Há também três personagens que aparecem por instantes. São os quatro filhos dos Thenardier: Gavroche, a bela rosa mísera Eponine e mais os dois pequenos. Me lembraram um garoto que conheci nos tempos em que trabalhei como educador social pelas ruas de Belo Horizonte. Formávamos uma equipe de abordagem de rua e saíamos todos os dias bem cedo para visitar os buracos em que as crianças e jovens de rua se escondiam para dormir. O local era a região da estação central de trens, entre os viadutos da Floresta e de Santa Tereza. Mas esse garoto, de quem não me recordo o nome, não o encontramos ali não. Foi na região do Minas Shopping, em uma garagem de ônibus, destes que fazem as linhas intermunicipais. O menino dormia dentro daquele buraco onde se para o veículo em cima para a manutenção. Ele dormia em cima de um papelão, sem coberta alguma, só com os trapos que vestia, entre restos de comida, graxa e uma ratazana morta. Nunca me esquecerei dessa cena. Convencemo-lo a nos seguir até a sede. O menino, sua aparência, era terrível. Macilento, de sua boca, quando falava, saia já um odor de morte. Era um cheiro de podridão, como se ele estivesse se desfazendo por dentro. Levei-o, já na sede, para uma mesa onde coloquei em cima um pacote dessas massas de modelar coloridas. Ele observou mas não fez nada. Comecei então a mostrar-lhe o que era e para que servia. Ele sorriu, espantado; nunca havia visto tal brinquedo. Suas mãozinhas não conseguiam manipular a massa, não tinham força nem coordenação. Eu não estava mais conseguindo lidar com aquilo. Olhei para o chefe, desesperado. Não pude dar conta daquilo. Ele entendeu, disse-me para ir embora e ficou com a criança. Depois soube que ele havia se evadido do albergue para onde foi levado. Aquele menino não durava um mês. Nunca mais soube dele. Saí daquele trabalho pouco tempo depois. Confesso, ter estômago era difícil, mas o mais difícil era ver que nada daquilo funcionava. O estado fingia que fazia. Os perdidos eram perdidos mesmo. Sei lá.
Aquelas crianças Thenardier me lembraram desse caso.
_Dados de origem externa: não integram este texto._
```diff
+        const uint32_t stage = lds_smem + (next_req % DQ4_NST) * DQ4_STAGE;
+        const uint32_t kbase = __builtin_amdgcn_readfirstlane(stage + wave * 2 * 1024);
+        if ((next_req + 1) * F3_KT <= a.S) {
+#pragma unroll
+            for (int j = 0; j < 2; ++j) dma16_asm(K, koff[j], kbase + j * 1024);
+#pragma unroll
+            for (int j = 0; j < 2; ++j) koff[j] += tile_stride;
+        } else {
+#pragma unroll
+            for (int j = 0; j < 2; ++j) {
+                const int rl = (wave * 2 + j) * 4 + (lane >> 4);
+                const int ch = (lane & 15) ^ (((rl & 3) << 2) | ((rl >> 2) & 3));
+                int r = next_req * F3_KT + rl;
+                r = r < a.S ? r : a.S - 1;
+                dma16_asm(K, (uint32_t)((long long)r * a.ld_qkv + ch * 8) * 2u, kbase + j * 1024);
+            }
+        }
+        const int tile = qt_w < 0 ? 0 : attn_ds_tile(qt_w, live(next_req) ? next_req : qt_w, nq, a.causal);
+        const uint32_t dbase = __builtin_amdgcn_readfirstlane(stage + F3_TB + wave * 2048);
+#pragma unroll
+        for (int j = 0; j < 2; ++j) dma16_asm(DSP, (uint32_t)tile * 2048u + j * 1024 + lane * 16, dbase + j * 1024);
+        ++next_req;
+    };
+    request();
+    if (ntiles > 1) request();
+    f32x16 dq[4];
+#pragma unroll
+    for (int dt = 0; dt < 4; ++dt)
+#pragma unroll
+        for (int r = 0; r < 16; ++r) dq[dt][r] = 0.f;
+    for (int t = 0; t < ntiles; ++t) {
+        if (t + 1 < ntiles) asm volatile("s_waitcnt vmcnt(4)" ::: "memory");
+        else asm volatile("s_waitcnt vmcnt(0)" ::: "memory");
+        asm volatile("s_waitcnt lgkmcnt(0)" ::: "memory");
+        __builtin_amdgcn_s_barrier();
+        if (t + 2 < ntiles) request();
+        if (live(t)) {
+            const char* sK = smem + (t % DQ4_NST) * DQ4_STAGE;
+            const char* sD = sK + F3_TB + wave * 2048;
+            bf16x8 kt0[4], kt1[4];
+#pragma unroll
+            for (int dt = 0; dt < 4; ++dt) kt0[dt] = lds_tr8(sK, 0, 32 * dt, lane);
+            const bf16x8 db0 = ds_frag(sD, 0, lane);
+#pragma unroll
+            for (int dt = 0; dt < 4; ++dt) kt1[dt] = lds_tr8(sK, 16, 32 * dt, lane);
+            const bf16x8 db1 = ds_frag(sD, 1, lane);
+#pragma unroll
+            for (int dt = 0; dt < 4; ++dt) dq[dt] = __builtin_amdgcn_mfma_f32_32x32x16_bf16(kt0[dt], db0, dq[dt], 0, 0, 0);
+#pragma unroll
+            for (int dt = 0; dt < 4; ++dt) dq[dt] = __builtin_amdgcn_mfma_f32_32x32x16_bf16(kt1[dt], db1, dq[dt], 0, 0, 0);
+        }
+    }
+    asm volatile("s_waitcnt lgkmcnt(0)" ::: "memory");
+    __builtin_amdgcn_s_barrier();
+    store_rows_via_lds(smem + wave * AT_XBYTES, dq, a.scale, a.dq + row_base * a.ld_dqkv + h * AT_HD, a.ld_dqkv, wave_q0, a.S, lane,
+                       a.rope_cos, a.rope_sin);
+}
+
 static int attn_occ() {
     static int occ = -1;
     if (occ < 0) { const char* e = getenv("EGOMI_ATTN_OCC"); occ = e ? atoi(e) : 3; }
@@ -1983,11 +2142,11 @@
 }
 static int g_attn_bwd_form = -1;
 static int attn_bwd_form() {
-    if (g_attn_bwd_form < 0) { const char* e = getenv("EGOMI_ATTN_BWD"); g_attn_bwd_form = e ? atoi(e) : 3; }
+    if (g_attn_bwd_form < 0) { const char* e = getenv("EGOMI_ATTN_BWD"); g_attn_bwd_form = e ? atoi(e) : 4; }
     return g_attn_bwd_form;
 }
 extern "C" int egomi_attn_set_bwd_form(int form) {
-    if (form < 1 || form > 3) return EGOMI_E_BADARG;
+    if (form < 1 || form > 4) return EGOMI_E_BADARG;
     g_attn_bwd_form = form;
     return EGOMI_OK;
 }
@@ -2010,6 +2169,7 @@
     a.key_mask = d->key_mask; a.B = d->B; a.H = d->H; a.S = d->S;
     a.ld_qkv = d->ld_qkv; a.ld_o = d->ld_o; a.ld_dqkv = d->ld_dqkv; a.scale = d->scale; a.causal = d->causal;
     a.rope_cos = d->rope_cos; a.rope_sin = d->rope_sin;
+    a.ds = (bf16_t*)d->ds_ws;
     return a;
 }
 
@@ -2063,6 +2223,17 @@
     return egomi_launch_status();
 }
 
+#define EGOMI_ATTN_DS_MAX (1ll << 30)
+static long long attn_ds_bytes(const egomi_attn_desc* d) {
+    if (!d || d->head_dim != AT_HD || d->B <= 0 || d->H <= 0 || d->S <= 0 || d->S > AT_MAXS) return 0;
+    if ((long long)d->S * d->ld_qkv * 2 >= (1ll << 32) || (long long)d->S * d->ld_o * 2 >= (1ll << 32)) return 0;
+    const long long n = (long long)d->B * d->H * attn_ds_tiles((d->S + 31) / 32, d->causal) * 2048;
+    return n <= EGOMI_ATTN_DS_MAX ? n : 0;
+}
+extern "C" size_t egomi_attn_bwd_ws_bytes(const egomi_attn_desc* d) {
+    return attn_bwd_form() == 4 && attn_occ() == 3 ? (size_t)attn_ds_bytes(d) : 0;
+}
+
 extern "C" int egomi_attn_bwd(const egomi_attn_desc* d, egomi_stream_t stream) {
     const int rc = attn_check(d);
     if (rc) return rc;
@@ -2085,11 +2256,28 @@
     const size_t lds_q = ((occ_dq2() ? 2 : 3) * 2 * 64 * 256) + (size_t)((d->S + 63) / 64) * 64;
     const int occ = attn_occ();
     const bool off32 = (long long)d->S * d->ld_qkv * 2 < (1ll << 32) && (long long)d->S * d->ld_o * 2 < (1ll << 32);
-    if ((occ & 1) && attn_bwd_form() == 3 && off32) {
+    int form = attn_bwd_form();
+    if (form == 4) {
+        const long long need = (long long)egomi_attn_bwd_ws_bytes(d);
+        if (need > 0 && d->ds_ws && !((uintptr_t)d->ds_ws & 15) && (long long)d->ds_ws_bytes >= need) {
+            const long long n_thr = (long long)d->B * d->S * d->H * 16;
+            EGOMI_LAUNCH(attn_delta_kernel, dim3((unsigned)((n_thr + 255) / 256)), dim3(256), 0, s, (const bf16_t*)d->dout, (const bf16_t*)d->o,
+                         (long long)d->ld_o, d->delta, d->B, d->H, d->S);
+            const size_t lds_k = 2 * DKV_STAGE + 128 * 256 + 4 * 256;
+            (void)hipFuncSetAttribute(reinterpret_cast<const void*>(attn_bwd_dkdv2_kernel<true>), hipFuncAttributeMaxDynamicSharedMemorySize, (int)lds_k);
+            EGOMI_LAUNCH(attn_bwd_dkdv2_kernel<true>, grid, dim3(256), lds_k, s, a);
+            const size_t lds4 = (size_t)DQ4_NST * DQ4_STAGE;
+            (void)hipFuncSetAttribute(reinterpret_cast<const void*>(attn_bwd_dq4_kernel), hipFuncAttributeMaxDynamicSharedMemorySize, (int)lds4);
+            EGOMI_LAUNCH(attn_bwd_dq4_kernel, grid, dim3(256), lds4, s, a);
+            return egomi_launch_status();
+        }
+        form = 3;
+    }
+    if ((occ & 1) && form == 3 && off32) {
         const size_t lds3 = (size_t)F3_NST * F3_STAGE + (size_t)((d->S + 31) & ~31);
         (void)hipFuncSetAttribute(reinterpret_cast<const void*>(attn_bwd_dq3_kernel), hipFuncAttributeMaxDynamicSharedMemorySize, (int)lds3);
         EGOMI_LAUNCH(attn_bwd_dq3_kernel, grid, dim3(256), lds3, s, a);
-    } else if ((occ & 1) && attn_bwd_form() == 2 && off32) {
+    } else if ((occ & 1) && form == 2 && off32) {
         (void)hipFuncSetAttribute(reinterpret_cast<const void*>(attn_bwd_dq2_kernel), hipFuncAttributeMaxDynamicSharedMemorySize, (int)lds_q);
         EGOMI_LAUNCH(attn_bwd_dq2_kernel, grid, dim3(256), lds_q, s, a);
     } else if (occ & 1) {
@@ -2100,9 +2288,9 @@
         EGOMI_LAUNCH(attn_bwd_dq_kernel<1>, grid, dim3(256), lds_q, s, a);
     }
     const size_t lds_k = (occ & 2) ? 2 * DKV_STAGE + 128 * 256 : 3 * DKV_STAGE;
-    if ((occ & 2) && attn_bwd_form() >= 2 && off32) {
-        (void)hipFuncSetAttribute(reinterpret_cast<const void*>(attn_bwd_dkdv2_kernel), hipFuncAttributeMaxDynamicSharedMemorySize, (int)lds_k);
-        EGOMI_LAUNCH(attn_bwd_dkdv2_kernel, grid, dim3(256), lds_k, s, a);
+    if ((occ & 2) && form >= 2 && off32) {
+        (void)hipFuncSetAttribute(reinterpret_cast<const void*>(attn_bwd_dkdv2_kernel<false>), hipFuncAttributeMaxDynamicSharedMemorySize, (int)lds_k);
+        EGOMI_LAUNCH(attn_bwd_dkdv2_kernel<false>, grid, dim3(256), lds_k, s, a);
     } else if (occ & 2) {
         (void)hipFuncSetAttribute(reinterpret_cast<const void*>(attn_bwd_dkdv_kernel<2>), hipFuncAttributeMaxDynamicSharedMemorySize, (int)lds_k);
         EGOMI_LAUNCH(attn_bwd_dkdv_kernel<2>, grid, dim3(256), lds_k, s, a);
diff --git a/egoscaler_amd/engine.py b/egoscaler_amd/engine.py
--- a/egoscaler_amd/engine.py
+++ b/egoscaler_amd/engine.py
@@ -673,8 +673,10 @@
             self._wgrad(p + "self_attn.o_proj.weight", d_mid, lc["ao"])
             dqkv = ws.get("dqkv", (M, 3 * d), T)
             if lc["lse"] is not None:
+                n_ds = ops.attn_bwd_ws_bytes(qkv, B, S, H, hd, causal=True, ld_o=d_ao.stride(0))
                 ops.attn_bwd(qkv, lc["ao"], lc["lse"], d_ao, dqkv, ws.get("att_delta", (B, H, S), torch.float32), B, S, H, hd, scale,
-                             causal=True, key_mask=ctx["key_mask"], rope=(self.cos, self.sin))
+                             causal=True, key_mask=ctx["key_mask"], rope=(self.cos, self.sin),
+                             ds_ws=ws.get("att_ds", (n_ds,), torch.uint8) if n_ds else None)
             else:
                 self._attention_bwd(qkv, lc["P"], d_ao, dqkv, B, S, H, hd, scale)
                 ops.rope_(dqkv, self.cos, self.sin, M, S, 0, 2 * H, hd, 3 * d, inverse=True)
diff --git a/egoscaler_amd/ops.py b/egoscaler_amd/ops.py
--- a/egoscaler_amd/ops.py
+++ b/egoscaler_amd/ops.py
@@ -531,7 +531,8 @@
                 ("dout", c_p), ("delta", c_p), ("dq", c_p), ("dk", c_p), ("dv", c_p), ("key_mask", c_p),
                 ("B", c_i), ("H", c_i), ("S", c_i), ("head_dim", c_i),
                 ("ld_qkv", c_i64), ("ld_o", c_i64), ("ld_dqkv", c_i64),
-                ("scale", c_f), ("causal", c_i), ("dtype", c_i), ("rope_cos", c_p), ("rope_sin", c_p)]
+                ("scale", c_f), ("causal", c_i), ("dtype", c_i), ("rope_cos", c_p), ("rope_sin", c_p),
+                ("ds_ws", c_p), ("ds_ws_bytes", c_sz)]
 
 
 def _attn_desc(qkv, B, Sq, H, hd, scale, causal, key_mask):
@@ -552,7 +553,13 @@
     return out
 
 
-def attn_bwd(qkv, out, lse, dout, dqkv, delta, B, Sq, H, hd, scale, causal=True, key_mask=None, rope=None):
+def attn_bwd_ws_bytes(qkv, B, Sq, H, hd, causal=True, ld_o=None):
+    d = _attn_desc(qkv, B, Sq, H, hd, 1.0, causal, None)
+    d.ld_o = H * hd if ld_o is None else ld_o
+    return int(_lib.lib().egomi_attn_bwd_ws_bytes(ctypes.byref(d)))
+
+
+def attn_bwd(qkv, out, lse, dout, dqkv, delta, B, Sq, H, hd, scale, causal=True, key_mask=None, rope=None, ds_ws=None):
     d = _attn_desc(qkv, B, Sq, H, hd, scale, causal, key_mask)
     if rope is not None:
         cos, sin = rope
@@ -567,5 +574,10 @@
     d.dout, d.delta = dout.data_ptr(), delta.data_ptr()
     d.dq, d.dk, d.dv = dqkv[:, :dm].data_ptr(), dqkv[:, dm:2 * dm].data_ptr(), dqkv[:, 2 * dm:].data_ptr()
     d.ld_dqkv = dqkv.stride(0)
+    need = int(_lib.lib().egomi_attn_bwd_ws_bytes(ctypes.byref(d)))
+    if need > 0:
+        if ds_ws is None or ds_ws.numel() * ds_ws.element_size() < need:
+            ds_ws = torch.empty(need, dtype=torch.uint8, device=dqkv.device)
+        d.ds_ws, d.ds_ws_bytes = ds_ws.data_ptr(), ds_ws.numel() * ds_ws.element_size()
     call("egomi_attn_bwd", ctypes.byref(d), S())
     return dqkv
diff --git a/include/egomi.h b/include/egomi.h
--- a/include/egomi.h
+++ b/include/egomi.h
@@ -81,9 +81,11 @@
     int causal;
     int dtype;
     const float* rope_cos; const float* rope_sin;
+    void* ds_ws; size_t ds_ws_bytes;
 } egomi_attn_desc;
 int egomi_attn_fwd(const egomi_attn_desc* desc, egomi_stream_t stream);
 int egomi_attn_bwd(const egomi_attn_desc* desc, egomi_stream_t stream);
+size_t egomi_attn_bwd_ws_bytes(const egomi_attn_desc* desc);
 int egomi_attn_set_fwd_form(int form);
 int egomi_attn_set_fwd_blocks(int blocks);
 int egomi_attn_set_fwd_group(int group);
```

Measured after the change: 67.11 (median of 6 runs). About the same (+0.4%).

Mas o homem que era um Gigante e que se achava um nada, é desse a raça que vai salvar a humanidade com o exemplo. Na cena final, quando de sua morte, onde se lê:

"Tinha-se encostado para trás; a luz dos dois castiçais iluminavam-no; o seu rosto descorado olhava para o céu, e deixava Cosette e Marius cobrir-lhe as mãos de beijos; estava morto.
A noite não tinha estrelas, e era profundamente escura. Sem dúvida, no meio da sombra, estava de pé algum anjo imenso, de asas abertas, esperando a alma."














Bem, mui humildemente vou discordar de Vitor Hugo. Não era um anjo imenso. Eram muitos anjos. Se eram imensos não sei. Mas, com certeza, se vale a pena se falar de tamanho, eram todos menores que ele.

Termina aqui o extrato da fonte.